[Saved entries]
@@ -271,12 +364,31 @@
     return 0;
 }
 
-int mmdfn_linear_planes_group(int n, const float* const* X, const void* const* planes, const float* const* bias,
-                              const float* const* bias2, const int* n1, float* const* Y, const int* R, const int* K,
-                              const int* N, const int* ldx, const int* ldy, int act, int accumulate,
-                              const float* const* mask, float mask_scale, void* stream) {
-    if (n <= 0 || n > PL_MAXG) return -1;
+int64_t mmdfn_linear_planes_group_workspace(int n, const int* R, const int* K, const int* N, int split) {
+    if (n <= 0 || n > PL_MAXG || split < 0) return -1;
+    int64_t floats = 0;
+    for (int i = 0; i < n; ++i) {
+        if (R[i] <= 0) continue;
+        if (K[i] < 4 || N[i] <= 0) return -1;
+        int nrb, ncb, rh, kper;
+        pl_form(R[i], N[i], &nrb, &ncb, &rh);
+        const int s = pl_split(K[i], N[i], nrb, &ncb, &rh, split, &kper);
+        if (s > 1) floats += (int64_t)s * R[i] * N[i];
+    }
+    return floats;
+}
+
+int mmdfn_linear_planes_group_split(int n, const float* const* X, const void* const* planes, const float* const* bias,
+                                    const float* const* bias2, const int* n1, float* const* Y, const int* R, const int* K,
+                                    const int* N, const int* ldx, const int* ldy, int act, int accumulate,
+                                    const float* const* mask, float mask_scale, int split, float* workspace, void* stream) {
+    if (n <= 0 || n > PL_MAXG || split < 0) return -1;
+    if (reinterpret_cast<uintptr_t>(workspace) & 15) return -1;
     PlGroup G;
+    PlReduce Q;
+    Q.n = 0;
+    Q.blk0[0] = 0;
+    float* ws = workspace;
     G.n = 0;
     G.blk0[0] = 0;
     for (int i = 0; i < n; ++i) {
@@ -293,20 +405,56 @@
         G.mask[p] = mask ? mask[i] : nullptr;
         G.n1[p] = n1[i]; G.R[p] = R[i]; G.K[p] = K[i]; G.N[p] = N[i]; G.ldx[p] = ldx[i]; G.ldy[p] = ldy[i];
         pl_form(R[i], N[i], &G.nrb[p], &G.ncb[p], &G.rh[p]);
-        const int64_t blocks = pl_grid(G.nrb[p], G.ncb[p]);
+        G.split[p] = pl_split(K[i], N[i], G.nrb[p], &G.ncb[p], &G.rh[p], split, &G.kper[p]);
+        if (G.split[p] > 1 &&
+            ((ldy[i] & 3) || (reinterpret_cast<uintptr_t>(Y[i]) & 15) || (G.mask[p] && (reinterpret_cast<uintptr_t>(G.mask[p]) & 15)))) {
+            pl_form(R[i], N[i], &G.nrb[p], &G.ncb[p], &G.rh[p]);
+            G.split[p] = 1;
+            G.kper[p] = K[i];
+        }
+        G.part[p] = nullptr;
+        if (G.split[p] > 1) {
+            if (!ws) return -1;
+            G.part[p] = ws;
+            ws += (int64_t)G.split[p] * R[i] * N[i];
+            const int q = Q.n++;
+            Q.part[q] = G.part[p]; Q.bias[q] = G.bias[p]; Q.bias2[q] = G.bias2[p]; Q.Y[q] = G.Y[p]; Q.mask[q] = G.mask[p];
+            Q.n1[q] = n1[i]; Q.R[q] = R[i]; Q.N[q] = N[i]; Q.ldy[q] = ldy[i]; Q.split[q] = G.split[p];
+            Q.blk0[q + 1] = Q.blk0[q] + (int)(pl_grid(G.nrb[p], 1) * (PL_BM / PL_RROWS));
+        }
+        const int64_t blocks = pl_grid(G.nrb[p], G.ncb[p]) * G.split[p];
         if (G.blk0[p] + blocks > (1ll << 30)) return -1;
         G.blk0[p + 1] = G.blk0[p] + (int)blocks;
     }
     if (G.n == 0) return 0;
     for (int p = G.n; p < PL_MAXG; ++p) {
         G.X[p] = nullptr; G.planes[p] = nullptr; G.bias[p] = G.bias2[p] = nullptr; G.Y[p] = nullptr; G.mask[p] = nullptr;
-        G.n1[p] = G.R[p] = G.K[p] = G.N[p] = G.ldx[p] = G.ldy[p] = G.nrb[p] = G.ncb[p] = G.rh[p] = 0;
+        G.part[p] = nullptr;
+        G.n1[p] = G.R[p] = G.K[p] = G.N[p] = G.ldx[p] = G.ldy[p] = G.nrb[p] = G.ncb[p] = G.rh[p] = G.kper[p] = 0;
+        G.split[p] = 1;
         G.blk0[p + 1] = G.blk0[G.n];
     }
     hipLaunchKernelGGL(linear_planes_group_kernel, dim3((unsigned)G.blk0[G.n]), dim3(256), 0, (hipStream_t)stream, G, act,
                        accumulate, mask_scale);
     MMDFN_CHECK_LAUNCH();
+    if (Q.n == 0) return 0;
+    for (int q = Q.n; q < PL_MAXG; ++q) {
+        Q.part[q] = nullptr; Q.bias[q] = Q.bias2[q] = nullptr; Q.Y[q] = nullptr; Q.mask[q] = nullptr;
+        Q.n1[q] = Q.R[q] = Q.N[q] = Q.ldy[q] = Q.split[q] = 0;
+        Q.blk0[q + 1] = Q.blk0[Q.n];
+    }
+    hipLaunchKernelGGL(linear_planes_reduce_kernel, dim3((unsigned)Q.blk0[Q.n]), dim3(256), 0, (hipStream_t)stream, Q, act, accumulate,
+                       mask_scale);
+    MMDFN_CHECK_LAUNCH();
     return 0;
 }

**Problem to work on:**
Could you reproduce all of the entries above exactly?

**Task response:**
@@ -271,12 +364,31 @@
     return 0;
 }
 
-int mmdfn_linear_planes_group(int n, const float* const* X, const void* const* planes, const float* const* bias,
-                              const float* const* bias2, const int* n1, float* const* Y, const int* R, const int* K,
-                              const int* N, const int* ldx, const int* ldy, int act, int accumulate,
-                              const float* const* mask, float mask_scale, void* stream) {
-    if (n <= 0 || n > PL_MAXG) return -1;
+int64_t mmdfn_linear_planes_group_workspace(int n, const int* R, const int* K, const int* N, int split) {
+    if (n <= 0 || n > PL_MAXG || split < 0) return -1;
+    int64_t floats = 0;
+    for (int i = 0; i < n; ++i) {
+        if (R[i] <= 0) continue;
+        if (K[i] < 4 || N[i] <= 0) return -1;
+        int nrb, ncb, rh, kper;
+        pl_form(R[i], N[i], &nrb, &ncb, &rh);
+        const int s = pl_split(K[i], N[i], nrb, &ncb, &rh, split, &kper);
+        if (s > 1) floats += (int64_t)s * R[i] * N[i];
+    }
+    return floats;
+}
+
+int mmdfn_linear_planes_group_split(int n, const float* const* X, const void* const* planes, const float* const* bias,
+                                    const float* const* bias2, const int* n1, float* const* Y, const int* R, const int* K,
+                                    const int* N, const int* ldx, const int* ldy, int act, int accumulate,
+                                    const float* const* mask, float mask_scale, int split, float* workspace, void* stream) {
+    if (n <= 0 || n > PL_MAXG || split < 0) return -1;
+    if (reinterpret_cast<uintptr_t>(workspace) & 15) return -1;
     PlGroup G;
+    PlReduce Q;
+    Q.n = 0;
+    Q.blk0[0] = 0;
+    float* ws = workspace;
     G.n = 0;
     G.blk0[0] = 0;
     for (int i = 0; i < n; ++i) {
@@ -293,20 +405,56 @@
         G.mask[p] = mask ? mask[i] : nullptr;
         G.n1[p] = n1[i]; G.R[p] = R[i]; G.K[p] = K[i]; G.N[p] = N[i]; G.ldx[p] = ldx[i]; G.ldy[p] = ldy[i];
         pl_form(R[i], N[i], &G.nrb[p], &G.ncb[p], &G.rh[p]);
-        const int64_t blocks = pl_grid(G.nrb[p], G.ncb[p]);
+        G.split[p] = pl_split(K[i], N[i], G.nrb[p], &G.ncb[p], &G.rh[p], split, &G.kper[p]);
+        if (G.split[p] > 1 &&
+            ((ldy[i] & 3) || (reinterpret_cast<uintptr_t>(Y[i]) & 15) || (G.mask[p] && (reinterpret_cast<uintptr_t>(G.mask[p]) & 15)))) {
+            pl_form(R[i], N[i], &G.nrb[p], &G.ncb[p], &G.rh[p]);
+            G.split[p] = 1;
+            G.kper[p] = K[i];
+        }
+        G.part[p] = nullptr;
+        if (G.split[p] > 1) {
+            if (!ws) return -1;
+            G.part[p] = ws;
+            ws += (int64_t)G.split[p] * R[i] * N[i];
+            const int q = Q.n++;
+            Q.part[q] = G.part[p]; Q.bias[q] = G.bias[p]; Q.bias2[q] = G.bias2[p]; Q.Y[q] = G.Y[p]; Q.mask[q] = G.mask[p];
+            Q.n1[q] = n1[i]; Q.R[q] = R[i]; Q.N[q] = N[i]; Q.ldy[q] = ldy[i]; Q.split[q] = G.split[p];
+            Q.blk0[q + 1] = Q.blk0[q] + (int)(pl_grid(G.nrb[p], 1) * (PL_BM / PL_RROWS));
+        }
+        const int64_t blocks = pl_grid(G.nrb[p], G.ncb[p]) * G.split[p];
         if (G.blk0[p] + blocks > (1ll << 30)) return -1;
         G.blk0[p + 1] = G.blk0[p] + (int)blocks;
     }
     if (G.n == 0) return 0;
     for (int p = G.n; p < PL_MAXG; ++p) {
         G.X[p] = nullptr; G.planes[p] = nullptr; G.bias[p] = G.bias2[p] = nullptr; G.Y[p] = nullptr; G.mask[p] = nullptr;
-        G.n1[p] = G.R[p] = G.K[p] = G.N[p] = G.ldx[p] = G.ldy[p] = G.nrb[p] = G.ncb[p] = G.rh[p] = 0;
+        G.part[p] = nullptr;
+        G.n1[p] = G.R[p] = G.K[p] = G.N[p] = G.ldx[p] = G.ldy[p] = G.nrb[p] = G.ncb[p] = G.rh[p] = G.kper[p] = 0;
+        G.split[p] = 1;
         G.blk0[p + 1] = G.blk0[G.n];
     }
     hipLaunchKernelGGL(linear_planes_group_kernel, dim3((unsigned)G.blk0[G.n]), dim3(256), 0, (hipStream_t)stream, G, act,
                        accumulate, mask_scale);
     MMDFN_CHECK_LAUNCH();
+    if (Q.n == 0) return 0;
+    for (int q = Q.n; q < PL_MAXG; ++q) {
+        Q.part[q] = nullptr; Q.bias[q] = Q.bias2[q] = nullptr; Q.Y[q] = nullptr; Q.mask[q] = nullptr;
+        Q.n1[q] = Q.R[q] = Q.N[q] = Q.ldy[q] = Q.split[q] = 0;
+        Q.blk0[q + 1] = Q.blk0[Q.n];
+    }
+    hipLaunchKernelGGL(linear_planes_reduce_kernel, dim3((unsigned)Q.blk0[Q.n]), dim3(256), 0, (hipStream_t)stream, Q, act, accumulate,
+                       mask_scale);
+    MMDFN_CHECK_LAUNCH();
     return 0;
 }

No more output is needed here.